## [Task instructions]
For the material below, count each line where the string "linvT" appears, then return the total alone.

## [Data excerpts]
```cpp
size_t gps_tri_skinny_part_doubles(i64 n, i64 r);
int gps_launch_tri_skinny(gps_handle_t h, int trans, const double* L, i64 ldl, i64 n, const double* Bt, i64 ldb, i64 r, double* Ft,
                          i64 ldf, double* part);
int gps_launch_chol_seed(gps_handle_t h, const double* Ut, i64 ldu, const double* Vt, i64 ldv, i64 r, i64 n, double* P, i64 ldp, i64 np,
                         int accumulate = 0);
size_t gps_skinny_xt_part_doubles(i64 rows, i64 mp, i64 r);
int gps_launch_skinny_xt(gps_handle_t h, const double* X, i64 ld, i64 rows, i64 mp, const double* Et, i64 lde, i64 r, double* Gt, i64 ldg,
                         int accumulate, double* part);

static int planes_upload(gps_handle_t h, const double* src, i64 n, i64 k, double* stage, double* planes, i64 np) {
  GPS_HIP(h, hipMemcpyAsync(stage, src, (size_t)n * k * 8, hipMemcpyHostToDevice, h->stream));
  GPS_HIP(h, hipMemsetAsync(planes, 0, (size_t)k * np * 8, h->stream));
  return gps_launch_transpose(h, stage, k, n, k, planes, np);
}
static int planes_download(gps_handle_t h, const double* planes, i64 np, i64 n, i64 k, double* stage, double* dst) {
  int rc = gps_launch_transpose(h, planes, np, k, n, stage, k);
// ... 48 lines not shown
  int trsm_leaf512(i64 blk, int transposed, double* B, i64 ldb, i64 m, const double* D, i64 ldd) {
    if (h->refine_now) h->leaves_plain += 4;
    const double* W = (transposed ? linvT : linv) + blk * GPS_TILE * GPS_TILE;
    return gps_launch_trsm_panel(h, B, ldb, m, D, ldd, W, transposed);
  }
  bool on_main_stream() const {
    if (saved_stream || saved_stream_d) return false;
    if (h->side_stream && h->stream == h->side_stream) return false;
    if (h->def_stream && h->stream == h->def_stream) return false;
    if (h->dist.bulk_set && h->stream == h->dist.bulk_stream) return false;
    return true;
  }
  int gemm(int op, int lower, i64 M, i64 N, i64 K, const double* A, i64 lda, const double* B,
           i64 ldb, double* C, i64 ldc) {
    const i64 smin = h->gemm_strassen_min;
    if (smin > 0 && op == 0 && !h->refine_now && C != A && on_main_stream()) {
      if (lower == 0 && strassen_shape_ok(M, N, K, smin)) {
        const size_t sb = (size_t)(M / 2) * (size_t)(K / 2) * 8, tb = (size_t)(N / 2) * (size_t)(K / 2) * 8;
        if (strassen_shape_ok(M, N, K, h->gemm_strassen_presum_min) && presum_buffers(5 * sb, 5 * tb)) {
          const int rc = strassen_nt_presummed(*this, M, N, K, A, lda, B, ldb, C, ldc, h->dStrS5.d(), h->dStrT5.d());
          return rc < 0 ? gps_fail(h, GPS_ERR_ARG, "strassen_nt_presummed: bad shape") : rc;
        }
        GPS_HIP(h, h->dStrS.ensure(sb));
        GPS_HIP(h, h->dStrT.ensure(tb));
        const int rc = strassen_nt(*this, M, N, K, A, lda, B, ldb, C, ldc, h->dStrS.d(), h->dStrT.d());
        return rc < 0 ? gps_fail(h, GPS_ERR_ARG, "strassen_nt: bad shape") : rc;
      }
      int rc = 0;
      if (lower == 1 && strassen_lower_split(*this, M, N, K, A, lda, B, ldb, C, ldc, h->gemm_strassen_lower_min, &rc)) return rc;
    }
    return gemm_plain(op, lower, M, N, K, A, lda, B, ldb, C, ldc);
  }
  bool presum_buffers(size_t s_bytes, size_t t_bytes) {
    const double cap = h->gemm_strassen_presum_max_bytes;
    bool ok = !(cap > 0.0 && (double)s_bytes + (double)t_bytes > cap);
    if (ok && (s_bytes > h->dStrS5.cap || t_bytes > h->dStrT5.cap)) {
      size_t need = 0, back = 0, free_b = 0, total_b = 0;
      if (s_bytes > h->dStrS5.cap) { need += s_bytes + ((size_t)1 << 20); back += h->dStrS5.cap; }
      if (t_bytes > h->dStrT5.cap) { need += t_bytes + ((size_t)1 << 20); back += h->dStrT5.cap; }
      ok = hipMemGetInfo(&free_b, &total_b) == hipSuccess && need <= free_b + back;
      if (ok) {
        ok = h->dStrS5.ensure(s_bytes) == hipSuccess && h->dStrT5.ensure(t_bytes) == hipSuccess;
        if (!ok) { h->dStrS5.release(); h->dStrT5.release(); }
      }
      if (!ok) (void)hipGetLastError();
    }
    if (!ok) h->strassen_presum_fallbacks++;
    return ok;
  }
  int sums(int side, const double* X, i64 ldx, i64 r, i64 c, double* out, i64 out_stride) {
    return gps_launch_strassen_sums(h, side, X, ldx, r, c, out, out_stride);
  }
  int add(double* D, i64 ldd, const double* X, i64 ldx, const double* Y, i64 ldy, i64 rows, i64 cols, int sign) {
    return gps_launch_block_sum(h, D, ldd, X, ldx, Y, ldy, rows, cols, sign);
  }
  int gemm2(i64 M, i64 N, i64 K, const double* A, i64 lda, const double* B, i64 ldb, double* C, i64 ldc, double* C2, i64 ldc2, int op2) {
    if (!C2) return gps_launch_gemm_nt(h, 0, 0, M, N, K, A, lda, B, ldb, C, ldc);
    return gps_launch_gemm_nt_dual(h, M, N, K, A, lda, B, ldb, C, ldc, C2, ldc2, op2);
  }
  int gemm_plain(int op, int lower, i64 M, i64 N, i64 K, const double* A, i64 lda, const double* B,
                 i64 ldb, double* C, i64 ldc) {
    if (h->follower_max_wgs > 0 && op == 0 && !lower && h->def_stream && h->stream == h->def_stream && M >= 128 && N > 128) {
      const i64 rows = (M + 127) / 128;
      const i64 w = std::max<i64>(1, h->follower_max_wgs / rows) * 128;
      if (w < N) {
        for (i64 u = 0; u < N; u += w) {
          const int rc = gps_launch_gemm_nt(h, op, lower, M, std::min(w, N - u), K, A, lda, B + u * ldb, ldb, C + u, ldc);
          if (rc) return rc;
        }
        return GPS_OK;
      }
    }
    return gps_launch_gemm_nt(h, op, lower, M, N, K, A, lda, B, ldb, C, ldc);
  }
  int gemm_ex(int op, int tri, i64 M, i64 N, i64 K, const double* A, i64 lda, const double* B, i64 ldb, double* C, i64 ldc, const GemmBatch* bt) {
    return gps_launch_gemm_nt_ex(h, op, 0, tri, M, N, K, A, lda, B, ldb, C, ldc, bt);
  }
  int blocks_to_diag(const double* src, double* dst, i64 nblk, i64 wb) { return gps_launch_blocks_to_diag(h, src, dst, nblk, wb); }
  int trsv_base(i64 blk, double* y, i64 ldy, i64 r, const double* D, i64 ldd) {
    if (!linvT) return gps_fail(h, GPS_ERR_STATE, "trsv needs the transposed block inverses");
    if (h->refine_now) return gps_launch_trsv_leaf_refine(h, linvT + blk * GPS_TILE * GPS_TILE, D, ldd, y, ldy, r, 0);
    return gps_launch_trsv_base(h, linvT + blk * GPS_TILE * GPS_TILE, y, ldy, r);
  }
  int gemv_sub(const double* L21, i64 ldl, i64 n2, i64 n1, const double* y1, double* y2, i64 ldy,
               i64 r) {
    return gps_launch_gemv_sub(h, L21, ldl, n2, n1, y1, y2, ldy, r);
  }
  int trsv_t_base(i64 blk, double* y, i64 ldy, i64 r, const double* D, i64 ldd) {
    if (h->refine_now) return gps_launch_trsv_leaf_refine(h, linv + blk * GPS_TILE * GPS_TILE, D, ldd, y, ldy, r, 1);
    return gps_launch_trsv_base(h, linv + blk * GPS_TILE * GPS_TILE, y, ldy, r);
  }
// ... 296 lines not shown
```

### gpflow-slim_amd/csrc/strassen.hpp

```cpp
#pragma once
#include <cstdint>

template <class Ops>
int strassen_nt(Ops& ops, int64_t M, int64_t N, int64_t K, const double* A, int64_t lda, const double* B, int64_t ldb, double* C,
                int64_t ldc, double* S, double* T) {
  typedef int64_t i64;
  if (M <= 0 || N <= 0 || K <= 0) return 0;
  if (M % 256 || N % 256 || K % 256) return -1;
  const i64 m = M / 2, n = N / 2, k = K / 2;
  const double* A11 = A;            const double* A12 = A + k;
  const double* A21 = A + m * lda;  const double* A22 = A21 + k;
  const double* B11 = B;            const double* B12 = B + k;
  const double* B21 = B + n * ldb;  const double* B22 = B21 + k;
  double* C11 = C;            double* C12 = C + n;
  double* C21 = C + m * ldc;  double* C22 = C21 + n;
  int rc;
  if ((rc = ops.add(S, k, A11, lda, A22, lda, m, k, +1))) return rc;
  if ((rc = ops.add(T, k, B11, ldb, B22, ldb, n, k, +1))) return rc;
  if ((rc = ops.gemm2(m, n, k, S, k, T, k, C11, ldc, C22, ldc, 0))) return rc;
  if ((rc = ops.add(S, k, A21, lda, A22, lda, m, k, +1))) return rc;
  if ((rc = ops.gemm2(m, n, k, S, k, B11, ldb, C21, ldc, C22, ldc, 2))) return rc;
  if ((rc = ops.add(T, k, B21, ldb, B22, ldb, n, k, -1))) return rc;
  if ((rc = ops.gemm2(m, n, k, A11, lda, T, k, C12, ldc, C22, ldc, 0))) return rc;
  if ((rc = ops.add(T, k, B12, ldb, B11, ldb, n, k, -1))) return rc;
// ... 21 lines not shown
  double* C21 = C + m * ldc;  double* C22 = C21 + n;
  const double* S[5]; const double* T[5];
  for (int q = 0; q < 5; ++q) { S[q] = S5 + q * m * k; T[q] = T5 + q * n * k; }
  int rc;
  if ((rc = ops.sums(0, A, lda, m, k, S5, m * k))) return rc;
  if ((rc = ops.sums(1, B, ldb, n, k, T5, n * k))) return rc;
  if ((rc = ops.gemm2(m, n, k, S[0], k, T[0], k, C11, ldc, C22, ldc, 0))) return rc;
  if ((rc = ops.gemm2(m, n, k, S[1], k, B11, ldb, C21, ldc, C22, ldc, 2))) return rc;
  if ((rc = ops.gemm2(m, n, k, A11, lda, T[1], k, C12, ldc, C22, ldc, 0))) return rc;
  if ((rc = ops.gemm2(m, n, k, A22, lda, T[2], k, C11, ldc, C21, ldc, 0))) return rc;
  if ((rc = ops.gemm2(m, n, k, S[2], k, B22, ldb, C12, ldc, C11, ldc, 2))) return rc;
  if ((rc = ops.gemm2(m, n, k, S[3], k, T[3], k, C22, ldc, nullptr, 0, 0))) return rc;
  return ops.gemm2(m, n, k, S[4], k, T[4], k, C11, ldc, nullptr, 0, 0);
}

static inline bool strassen_shape_ok(int64_t M, int64_t N, int64_t K, int64_t min_quadrant) {
  if (min_quadrant <= 0 || M % 256 || N % 256 || K % 256) return false;
  return M / 2 >= min_quadrant && N / 2 >= min_quadrant && K / 2 >= min_quadrant;
}

template <class Ops>
bool strassen_lower_split(Ops& ops, int64_t M, int64_t N, int64_t K, const double* A, int64_t lda, const double* B, int64_t ldb,
                          double* C, int64_t ldc, int64_t min_quadrant, int* rc_out) {
  typedef int64_t i64;
  const i64 n = N / 2;
  if (min_quadrant <= 0 || M < N || N % 256 || n / 2 < min_quadrant || !strassen_shape_ok(n, n, K, min_quadrant)) return false;
  int rc = ops.gemm_plain(0, 1, n, n, K, A, lda, B, ldb, C, ldc);
  if (!rc) rc = ops.gemm(0, 0, n, n, K, A + n * lda, lda, B, ldb, C + n * ldc, ldc);
  if (!rc && M > N) rc = ops.gemm_plain(0, 0, M - N, n, K, A + N * lda, lda, B, ldb, C + N * ldc, ldc);
  if (!rc) rc = ops.gemm_plain(0, 1, M - n, n, K, A + n * lda, lda, B + n * ldb, ldb, C + n * ldc + n, ldc);
  *rc_out = rc;
  return true;
}
```

Measured before the change: 5.715 evals/s.

## Extend Strassen to accumulate/triangular GEMMs and batch small-level Kinv inversion

Routes the K-inverse path (triangular inverse followed by LAUUM) through a new wide-block scheme. The levels below a 2048 block width are done as batched GEMMs, including a new batched lower-triangle form, and the recursion above them reuses Strassen. Strassen now also covers subtract/accumulate GEMMs (op 2), lower-split accumulate and an upper-triangular split, backed by a dual-output kernel variant that accumulates. The aim is to cut launch count and flops in the O(n^3) inverse at N=32768. The cost is extra workspace, more fp64 rounding error from Strassen, and new code paths.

## [Exercise response]
4